Они понимали громкий крик поэта «Eine Welt zwarbist du, о Rom!» — «О, Рим, ты — мир!» Но без любви мир не был бы миром, сам Рим не был бы Римом. И лестница Троицы, прославленная медленным восхождением Дня, благодаря восхождению прекраснейшей Елены Мути, стала лестницей Счастья.

Елена часто любила подниматься по этим ступеням в buen retiro дворца Цуккари. Поднималась медленно, следуя за тенью, но душа ее стремилась быстро к вершине.
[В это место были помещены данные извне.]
__global__ void k_timers(DS d, uint32_t round) {
    const uint32_t ol = wave_gid();
    if (ol >= d.NL) return;
    const uint32_t o = d.lo + ol;
    const uint32_t r = wave_clock(d, o, round);
    if (!d.live[o] || d.tmin[ol] > r) return;
    const uint32_t self_e = d.mw[(size_t)ol * d.NP + o] >> 3;
    MAcc acc;
    const unsigned long long tbase = d.useq ? d.useq[ol] : 0ull;
    uint32_t newmin = NO_DEADLINE;
    int fired = 0;
    for (uint32_t b0 = 0; b0 < d.NB; b0 += 64) {
        const uint32_t bl = b0 + lane_id();
        const uint32_t bm = bl < d.NB ? d.tblk[(size_t)ol * d.NB + bl] : NO_DEADLINE;
        unsigned long long due = __ballot(bm <= r);
        if (bm > r) newmin = min(newmin, bm);
        while (due) {
            const uint32_t bb = __ffsll((long long)due) - 1;
            due &= due - 1;
            const uint32_t b = b0 + bb;
            const uint32_t m = (b << 6) + lane_id();
            const size_t idx = (size_t)ol * d.NP + m;
            const uint8_t ts = d.tst[idx];
            const uint32_t state = ts & 7u;
            uint2 a = d.tmr[idx];
            if (state && !(ts & 0x80) && a.x <= r) {
                d.tst[idx] = ts | 0x80;
                fired++;
                acc.tag = tbase + ((0xFFFFull - min(r - a.x, 0xFFFFu)) << 24) + m;
                if (state == ST_SUSPECT) merge_change(d, ol, o, m, ST_FAULTY, a.y, o, self_e, r, a.x, acc);
                else if (state == ST_FAULTY) merge_change(d, ol, o, m, ST_TOMB, a.y, o, self_e, r, a.x, acc);
                else {
                    const uint32_t w = d.mw[idx];
                    if ((w & 7u) != ST_UNKNOWN && m != o) {
                        if (is_pingable(w & 7u)) acc.dping--;
                        d.mw[idx] = (w & ~7u) | ST_UNKNOWN;
                        colmark(d, m);
                        const uint32_t hk = hot_slot(d, m);
                        if (hk != SRC_NONE) d.hmw[(size_t)ol * d.HP + hk] = (w & ~7u) | ST_UNKNOWN;
                        track_len(d, ol, m, w, (w & ~7u) | ST_UNKNOWN, acc);
                        acc.dfp += fpmix(m, (w & ~7u) | ST_UNKNOWN) - fpmix(m, w);
                        acc.evict++;
                    }
                }
                a = d.tmr[idx];
            }
            const uint8_t ts2 = d.tst[idx];
            const uint32_t v = ((ts2 & 7u) && !(ts2 & 0x80)) ? a.x : NO_DEADLINE;
            const uint32_t bmin = wmin(v);
            if (lane_id() == 0) d.tblk[(size_t)ol * d.NB + b] = bmin;
            newmin = min(newmin, bmin);
        }
    }
    newmin = wmin(newmin);
    if (lane_id() == 0) d.tmin[ol] = newmin;
    fired = wsum(fired);
    if (lane_id() == 0 && fired) ctr_add(d, C_TIMERS_FIRED, (unsigned long long)fired);
    const int napp_t = wsum(acc.napp);
    if (lane_id() == 0 && napp_t && d.useq) d.useq[ol] = tbase + (1ull << 40);
    __threadfence_block();
    wave_finalize(d, ol, acc, 0, false);
}

__global__ void k_select(DS d, int32_t *tgt, uint32_t *exh_list, uint32_t *exh_cnt, uint32_t *counts, uint32_t *info) {
    const uint32_t ol = blockIdx.x * blockDim.x + threadIdx.x;
    if (ol == 0) { info[2] = 0u; *d.dense_cur = 0u; }
    if (ol >= d.NL) return;
    counts[ol] = 0u;
    const uint32_t o = d.lo + ol;
    int32_t target = -1;
    if (d.live[o]) {
        if (d.ping[ol] <= 0) {
            exh_list[atomicAdd(exh_cnt, 1u)] = ol;
        } else {
            int32_t idx = d.it_idx[ol];
            uint32_t ep = d.it_ep[ol];
            Feistel f;
            f.init(d.seed, o, ep, d.N);
            const uint32_t *row = d.mw + (size_t)ol * d.NP;
            for (uint32_t guard = 0; guard < 4 * d.N + 8; guard++) {
                idx++;
                if (idx >= (int32_t)d.N) { idx = 0; ep++; f.init(d.seed, o, ep, d.N); }
                const uint32_t m = f.perm((uint32_t)idx, d.N);
                const uint32_t st = row[m] & 7u;
                if (st == ST_UNKNOWN) continue;
                if (m != o && is_pingable(st)) { target = (int32_t)m; break; }
            }
            if (target < 0) atomicOr(d.err, E_ITER);
            d.it_idx[ol] = idx;
            d.it_ep[ol] = ep;
        }
    }
    tgt[ol] = target;
}

__global__ void k_select_exhaust(DS d, const uint32_t *exh_list, const uint32_t *exh_cnt, uint32_t *scratch) {
    const uint32_t cnt = *exh_cnt;
    uint32_t *vis = scratch + (size_t)blockIdx.x * (d.NP / 32);
    for (uint32_t q = blockIdx.x; q < cnt; q += gridDim.x) {
        const uint32_t ol = exh_list[q], o = d.lo + ol;
        for (uint32_t i = threadIdx.x; i < d.NP / 32; i += blockDim.x) vis[i] = 0;
        __syncthreads();
        if (threadIdx.x == 0) {
            const uint32_t *row = d.mw + (size_t)ol * d.NP;
            uint32_t known = 0;
            for (uint32_t m = 0; m < d.N; m++) known += (row[m] & 7u) != ST_UNKNOWN;
            int32_t idx = d.it_idx[ol];
            uint32_t ep = d.it_ep[ol], nvis = 0;
            Feistel f;
            f.init(d.seed, o, ep, d.N);
            uint64_t guard = 0;
            while (nvis < known && guard++ < 8ull * d.N + 8) {
                idx++;
                if (idx >= (int32_t)d.N) { idx = 0; ep++; f.init(d.seed, o, ep, d.N); }
                const uint32_t m = f.perm((uint32_t)idx, d.N);
                if ((row[m] & 7u) == ST_UNKNOWN) continue;
                if (!(vis[m >> 5] & (1u << (m & 31)))) { vis[m >> 5] |= 1u << (m & 31); nvis++; }
            }
            d.it_idx[ol] = idx;
            d.it_ep[ol] = ep;
        }
        __syncthreads();
    }
}

__global__ void k_list(DS d, int mode, const int32_t *tgt, const uint8_t *failed, uint32_t *list, uint32_t *cnt) {
    const uint32_t ol = blockIdx.x * blockDim.x + threadIdx.x;
    if (ol >= d.NL) return;
    const uint32_t dv = d.dirty[ol];
    bool take = dv != 0;
    if (mode == 1) take = take && tgt[ol] >= 0;
    if (mode == 2) take = take && failed[ol];
    if (take) list[atomicAdd(cnt, 1u)] = ol;
    if (take && mode == 0) d.cpslot[ol] = SRC_NONE;
    if (mode == 0) {
        const unsigned long long fresh = __ballot(dv == 1u);
        if (fresh && lane_id() == 0) atomicAdd(cnt + 1, (uint32_t)__popcll(fresh));
    }
}

__global__ void k_carry(DS d) {
    const uint32_t ol = blockIdx.x * blockDim.x + threadIdx.x;
    if (ol < d.NL && d.dirty[ol]) d.dirty[ol] = DIRTY_CARRIED;
}

__global__ void k_list_one(uint32_t *list, uint32_t *cnt, uint32_t ol, const DS d) {
    if (threadIdx.x == 0) { *cnt = d.dirty[ol] ? 1u : 0u; list[0] = ol; }
}

__global__ void k_issue(DS d, int mode, const int32_t *tgt, const uint8_t *failed, MsgDesc *sdesc, uint32_t *sI,
                        uint32_t *sC, uint32_t *sS) {
    const uint32_t ol = wave_gid();
    if (ol >= d.NL) return;
    const uint32_t o = d.lo + ol;
    if ((mode == 0 && tgt[ol] < 0) || (mode == 1 && !failed[ol])) {
        if (sS && lane_id() == 0) sS[o] = SRC_NONE;
        return;
    }
    const uint32_t dirty = d.dirty[ol], cpslot = d.cpslot[ol], cs = d.cs[ol], selfw = d.mw[(size_t)ol * d.NP + o];
    const uint32_t clen = d.clen[ol];
    const int32_t clast = d.clast[ol];
    MsgDesc md;
    wave_issue(d, ol, md);
    uint32_t slot = SRC_NONE;
    if (sS && dirty && !d.ulog) {
        MsgDesc sn;
        if (wave_snapshot(d, ol, o, sn)) slot = sn.off_lo;
        if (lane_id() == 0) ctr_add(d, C_X_ISSUE_SNAPS, 1ull);
    } else if (sS && dirty) {
        slot = SRC_PEND;
        if (lane_id() == 0) { d.ilen[ol] = clen; d.ilast[ol] = clast; }
    } else if (sS) {
        slot = cpslot;
    }
    if (lane_id() == 0) {
        sdesc[o] = md;
        sI[o] = selfw >> 3;
        sC[o] = slot == SRC_NONE ? cs : 0u;
        if (sS) sS[o] = slot;
        if (mode == 0) {
            ctr_add(d, C_PINGS, 1ull);
            ctr_add(d, C_MSG_CHANGES, (unsigned long long)md.len);
        }
        ctr_add(d, C_X_ISSUED, (unsigned long long)md.len);
    }
}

Много радостных часов измерил маленький, посвященный Ипполите, череп из слоновой кости, который Елена часто детским движением прикладывала к уху, другой щекой прижимаясь к груди возлюбленного, чтобы одновременно слышать бег мгновений и биение этого сердца. Андреа всегда казался ей новым. Порою, она бывала почти поражена живучестью этой души и этого тела. Порою, его ласки вырывали у нее крик, который дышал всем чудовищным мучением существа, подавленного бурей ощущений. Порою, в его объятьях, ее поражало своего рода ясновидящее оцепенение, и ей казалось, что, благодаря слиянию с другой жизнью, она становится прозрачным существом, легким, зыбким, проникнутым нематериальным элементом, несказанно чистым, и в то же время все волнения, в их многоразличии, вызывали в ней образ неисчислимого трепета тихого летнего моря. Равно как, порой, в объятьях, на его груди, после ласк, она чувствовала, как страсть успокаивалась в ней, становилась ровнее, засыпала, как вскипевшая и успокаивающаяся вода, но стоило только возлюбленному или сильнее вздохнуть, или чуть-чуть шевельнуться, как она снова чувствовала невыразимую волну, пробегавшую с головы до ног, трепетавшую все меньше и меньше и, наконец, замиравшую. Это «одухотворение» плотского восторга, вызванное совершенным сродством двух тел, было быть может наиболее сильным проявлением их страсти. И Елене, порою, слезы были слаще поцелуев.